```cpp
template <bool kRec12, typename In, typename Out>
hipError_t group_kernel_launch(const GroupCall<In, Out>& c) {
  const uint32_t nb = 1u << c.L.bits;
  const ChunkOf chunk_of = ChunkOf::make(c.chunk_rows);
  KScope k(c.timer, "bucket_group", c.s);
  if (c.L.path == Path::kDirect)
    k_bucket_group<Out><<<nb, kGroupThreads, 0, c.s>>>(c.L.rec, c.L.hist, kPartBlocks, chunk_of,
                                                       c.L.gkey, c.L.gmin, c.out);
  else if constexpr (kRec12)
    k_bucket_group12_pk<Out><<<nb, kGroupThreads, 0, c.s>>>(
        reinterpret_cast<const uint3*>(c.L.rec), z_rank_base(c.in), c.L.fbase, c.L.bits, chunk_of,
        c.L.gkey, c.L.gmin, c.out);
  else
    k_bucket_group_pk<Out><<<nb, kGroupThreads, 0, c.s>>>(c.L.rec, c.L.fbase, 1, c.L.bits, chunk_of,
                                                          c.L.gkey, c.L.gmin, c.out);
  return out_finish(c.out, nb, c.s);
}

template <typename In, typename Out>
hipError_t direct_launch(const GroupCall<In, Out>& c) {
  const GroupLayout& L = c.L;
  const uint32_t bits = L.bits, nb = 1u << bits;
  const size_t lds = sizeof(uint32_t) << bits;
  {
    KScope k(c.timer, "bucket_hist", c.s);
    hist_launch(c, bits, L.hist);
  }
  scan::exclusive(L.hist, static_cast<uint64_t>(nb) * kPartBlocks, L.hist, L.tiles, nullptr, c.s);
  {
    KScope k(c.timer, "bucket_scatter", c.s);
    with_flag(c.init_rep, [&](auto init) {
      constexpr bool kInit = decltype(init)::value;
      k_part_scatter_rec<In, kInit><<<kPartBlocks, kPartThreads, lds, c.s>>>(
          c.in, c.n, kShardBits, bits, L.hist, L.rec, c.rep);
    });
  }
  return group_kernel_launch<false>(c);
}

template <bool kRec12, typename In, typename Out>
hipError_t staged12_launch(const GroupCall<In, Out>& c) {
  const GroupLayout& L = c.L;
  constexpr uint32_t nb = 1u << kStageBits;
  {
    KScope k(c.timer, "bucket_hist", c.s);
    hist_launch(c, kStageBits, L.fine, nullptr, true);
    k_fine_scan<kPartBlocks, 1><<<nb / 64, 1024, 0, c.s>>>(L.fine, nb, L.fE, L.ftot, L.ovf);
  }
  {
    KScope k(c.timer, "bucket_scatter", c.s);
    with_flag(c.init_rep, [&](auto init) {
      constexpr bool kInit = decltype(init)::value;
      if constexpr (!kRec12)
        k_part_scatter_rec_staged<In, kInit><<<kPartBlocks, kPartThreads, 0, c.s>>>(
            c.in, c.n, kShardBits, L.fE, L.rec, c.rep, nullptr, 0, L.ftot, L.fbase);
      else if constexpr (!kInit || std::is_same<In, RowsIn>::value)
        k_part_scatter_ws<In, kInit><<<kPartBlocks, kPartThreads, 0, c.s>>>(
            c.in, c.n, kShardBits, L.fE, L.ftot, reinterpret_cast<uint3*>(L.rec), c.rep, L.fbase);
    });
  }
  return group_kernel_launch<kRec12>(c);
}

template <bool kRec12, typename In, typename Out>
hipError_t two_level_runs_launch(const GroupCall<In, Out>& c) {
  using RecT = typename std::conditional<kRec12, uint3, uint4>::type;
  const GroupLayout& L = c.L;
  const uint32_t nfine = 1u << L.bits, nseg = 1u << L.cbits, skip2 = kShardBits + L.cbits;
  k_zero_runs<<<1, 64, 0, c.s>>>(L.segtot, L.ovf);
  {
    KScope k(c.timer, "bucket_scatter1", c.s);
    const KeylessSink xs = sink_of(c.out);
    auto coarse = [&](auto init, auto sunk) {
      constexpr bool kX = decltype(sunk)::value;
      k_part_private<In, decltype(init)::value, kRec12, kX><<<kPartBlocks, kPartThreads, 0, c.s>>>(
          c.in, c.n, kShardBits, L.cbits, L.rec1, c.rep, L.bits, L.fine, L.ovf, L.run_s, L.run_l,
          L.rounds, L.segtot, kX ? xs : KeylessSink{});
    };
    with_sink<In>(xs, [&](auto sunk) {
      if constexpr (decltype(sunk)::value)
        coarse(std::false_type{}, sunk);
      else
        with_flag(c.init_rep, [&](auto init) { coarse(init, sunk); });
    });
  }
  {
    KScope k(c.timer, "bucket_fine_scan", c.s);
// ... 138 lines not shown
```

### spacedrive_amd/csrc/group_device.hpp

```cpp
#pragma once

#include "part_device.hpp"

namespace sdgpu {
namespace {

constexpr int kGroupThreads = 1024;
constexpr uint32_t kLdsSlots = 6144;
constexpr uint32_t kLdsCap = 4608;
constexpr uint64_t kEmpty = ~0ull;
constexpr uint32_t kPadRow = 0xFFFFFFFFu;

__device__ __forceinline__ uint32_t lds_slot(uint64_t h) {
  return static_cast<uint32_t>((static_cast<uint64_t>(static_cast<uint32_t>(h)) * kLdsSlots) >> 32);
}

__device__ __forceinline__ uint32_t lds_step(uint64_t h) {
  return 1u + 6u * (static_cast<uint32_t>(h) & 1023u);
}

__device__ __forceinline__ uint32_t next_slot(uint32_t h, uint32_t step) {
  const uint32_t s = h + step;
  return s >= kLdsSlots ? s - kLdsSlots : s;
}

__device__ __forceinline__ uint64_t global_slot(uint64_t h, uint64_t tsize) {
  return h & (tsize - 1);
}

constexpr int kPer = (kLdsCap + kGroupThreads - 1) / kGroupThreads;

struct RepOut {
  static constexpr int kScratch = 1;
  uint32_t* rep;
  template <int kSteps>
  __device__ __forceinline__ void emit(const bool (&)[kSteps], const bool (&lk)[kSteps],
                                       const uint32_t (&)[kSteps], const uint32_t (&w)[kSteps],
                                       const uint32_t (&f)[kSteps], uint32_t, uint32_t,
                                       uint32_t*) const {
#pragma unroll
    for (int j = 0; j < kSteps; ++j)
      if (lk[j]) rep[w[j]] = f[j];
  }
};
__device__ __forceinline__ uint32_t block_sum(uint32_t v, uint32_t* sw) {
#pragma unroll
  for (int d = 32; d > 0; d >>= 1) v += __shfl_xor(v, d);
  if (__lane_id() == 0) sw[threadIdx.x >> 6] = v;
  __syncthreads();
  uint32_t t = 0;
  for (uint32_t w = 0; w < blockDim.x / 64; ++w) t += sw[w];
  __syncthreads();
  return t;
}
__global__ __launch_bounds__(1024) void k_list_finish(const uint32_t* __restrict__ lcnt,
// ... 336 lines not shown
  __syncthreads();
  bool lk[kP];
  uint32_t r[kP], w[kP], f[kP];
#pragma unroll
  for (int j = 0; j < kP; ++j) {
    r[j] = q[j].z;
    w[j] = q[j].w;
    f[j] = lmin[own1[j] - 1u];
    lk[j] = live[j] && r[j] != f[j] && chunk_of(r[j]) != chunk_of(f[j]);
  }
  out.template emit<kP>(live, lk, r, w, f, start, end, scr);
}

template <int kP, typename Src, typename Out>
__device__ __forceinline__ void group_packed_load(Src rec, uint32_t start, uint32_t end,
                                                  uint32_t bits, ChunkOf chunk_of, const Out& out,
                                                  uint64_t* tab, uint32_t* lmin, uint32_t* scr) {
  uint4 q[kP];
#pragma unroll
  for (int j = 0; j < kP; ++j) q[j] = rec(min(start + threadIdx.x + j * kGroupThreads, end - 1));
#pragma unroll
  for (int j = 0; j < kP; ++j)
    if (start + threadIdx.x + j * kGroupThreads >= end) q[j].w = kPadRow;
  group_packed_regs(q, start, end, bits, chunk_of, out, tab, lmin, scr);
}

template <typename Src, typename Out>
__device__ __forceinline__ void group_bucket_packed(Src rec, uint32_t start, uint32_t end,
                                                    uint32_t bits, ChunkOf chunk_of,
                                                    uint64_t* __restrict__ gkey,
                                                    uint32_t* __restrict__ gmin, const Out& out,
                                                    uint64_t* tab, uint32_t* lmin,
                                                    uint32_t& special_min, uint32_t* scr) {
  const uint32_t m = end - start;
  if (m == 0) {
    out_init(out, scr);
    out_done(out, end, scr);
    return;
  }
  if (m > kPkCap) {
    group_bucket_global(rec, start, end, chunk_of, gkey, gmin, out, special_min, scr);
    return;
  }
  static_assert(kPkCap <= 4 * kGroupThreads, "four records per thread hold a bucket");
  if (m <= 3 * kGroupThreads)
    group_packed_load<3>(rec, start, end, bits, chunk_of, out, tab, lmin, scr);
  else
    group_packed_load<4>(rec, start, end, bits, chunk_of, out, tab, lmin, scr);
  out_done(out, end, scr);
}

template <typename Out>
__global__ __launch_bounds__(kGroupThreads, 8) void k_bucket_group(
    const uint4* __restrict__ rec, const uint32_t* __restrict__ offs, uint32_t P,
    ChunkOf chunk_of, uint64_t* __restrict__ gkey, uint32_t* __restrict__ gmin, Out out) {
  __shared__ uint64_t lkey[kLdsSlots];
  __shared__ uint32_t lmin[kLdsSlots];
  __shared__ uint32_t special_min;
  __shared__ uint32_t scr[Out::kScratch];
  const uint32_t b = blockIdx.x;
  const uint32_t start = offs[static_cast<uint64_t>(b) * P];
  const uint32_t end = offs[static_cast<uint64_t>(b + 1) * P];
  uint4 q_reg[kPer];
  load_bucket(Rec16Src{rec}, start, end, q_reg);
  group_bucket(Rec16Src{rec}, start, end, q_reg, chunk_of, gkey, gmin, out, lkey, lmin,
               special_min, scr);
}

template <typename Out>
__global__ __launch_bounds__(kGroupThreads, 8) void k_bucket_group_pk(
    const uint4* __restrict__ rec, const uint32_t* __restrict__ offs, uint32_t P, uint32_t bits,
    ChunkOf chunk_of, uint64_t* __restrict__ gkey, uint32_t* __restrict__ gmin, Out out) {
  __shared__ uint64_t tab[kPkSlots];
  __shared__ uint32_t lw[kPkWords];
  static_assert(Out::kScratch <= 2, "scratch fits the word area");
  uint32_t* lmin = lw;
  uint32_t& special_min = lw[kPkCap];
  uint32_t* scr = lw + kPkCap + 1;
  const uint32_t b = blockIdx.x;
  group_bucket_packed(Rec16Src{rec}, offs[static_cast<uint64_t>(b) * P],
                      offs[static_cast<uint64_t>(b + 1) * P], bits, chunk_of, gkey, gmin, out, tab,
                      lmin, special_min, scr);
}

template <typename Out>
__global__ __launch_bounds__(kGroupThreads, 8) void k_bucket_group12_pk(
    const uint3* __restrict__ rec, uint32_t rank_base, const uint32_t* __restrict__ offs,
    uint32_t bits, ChunkOf chunk_of, uint64_t* __restrict__ gkey, uint32_t* __restrict__ gmin,
    Out out) {
  __shared__ uint64_t tab[kPkSlots];
  __shared__ uint32_t lw[kPkWords];
  static_assert(Out::kScratch <= 2, "scratch fits the word area");
  uint32_t* lmin = lw;
  uint32_t& special_min = lw[kPkCap];
  uint32_t* scr = lw + kPkCap + 1;
  const uint32_t b = blockIdx.x;
  group_bucket_packed(Rec12Src{rec, rank_base}, offs[b], offs[b + 1], bits, chunk_of, gkey, gmin,
                      out, tab, lmin, special_min, scr);
}

}
}
```

### spacedrive_amd/csrc/scan_device.hpp

```cpp
#pragma once

#include <hip/hip_runtime.h>
#include <stdint.h>

namespace sdgpu {
namespace scan {

constexpr int kThreads = 256;
constexpr uint32_t kTile = 1024;

inline uint32_t tiles_for(uint64_t n) { return static_cast<uint32_t>((n + kTile - 1) / kTile); }
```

########

Copy all lines from the material that hold "sunk".

    auto coarse = [&](auto init, auto sunk) {
      constexpr bool kX = decltype(sunk)::value;
    with_sink<In>(xs, [&](auto sunk) {
      if constexpr (decltype(sunk)::value)
        coarse(std::false_type{}, sunk);
        with_flag(c.init_rep, [&](auto init) { coarse(init, sunk); });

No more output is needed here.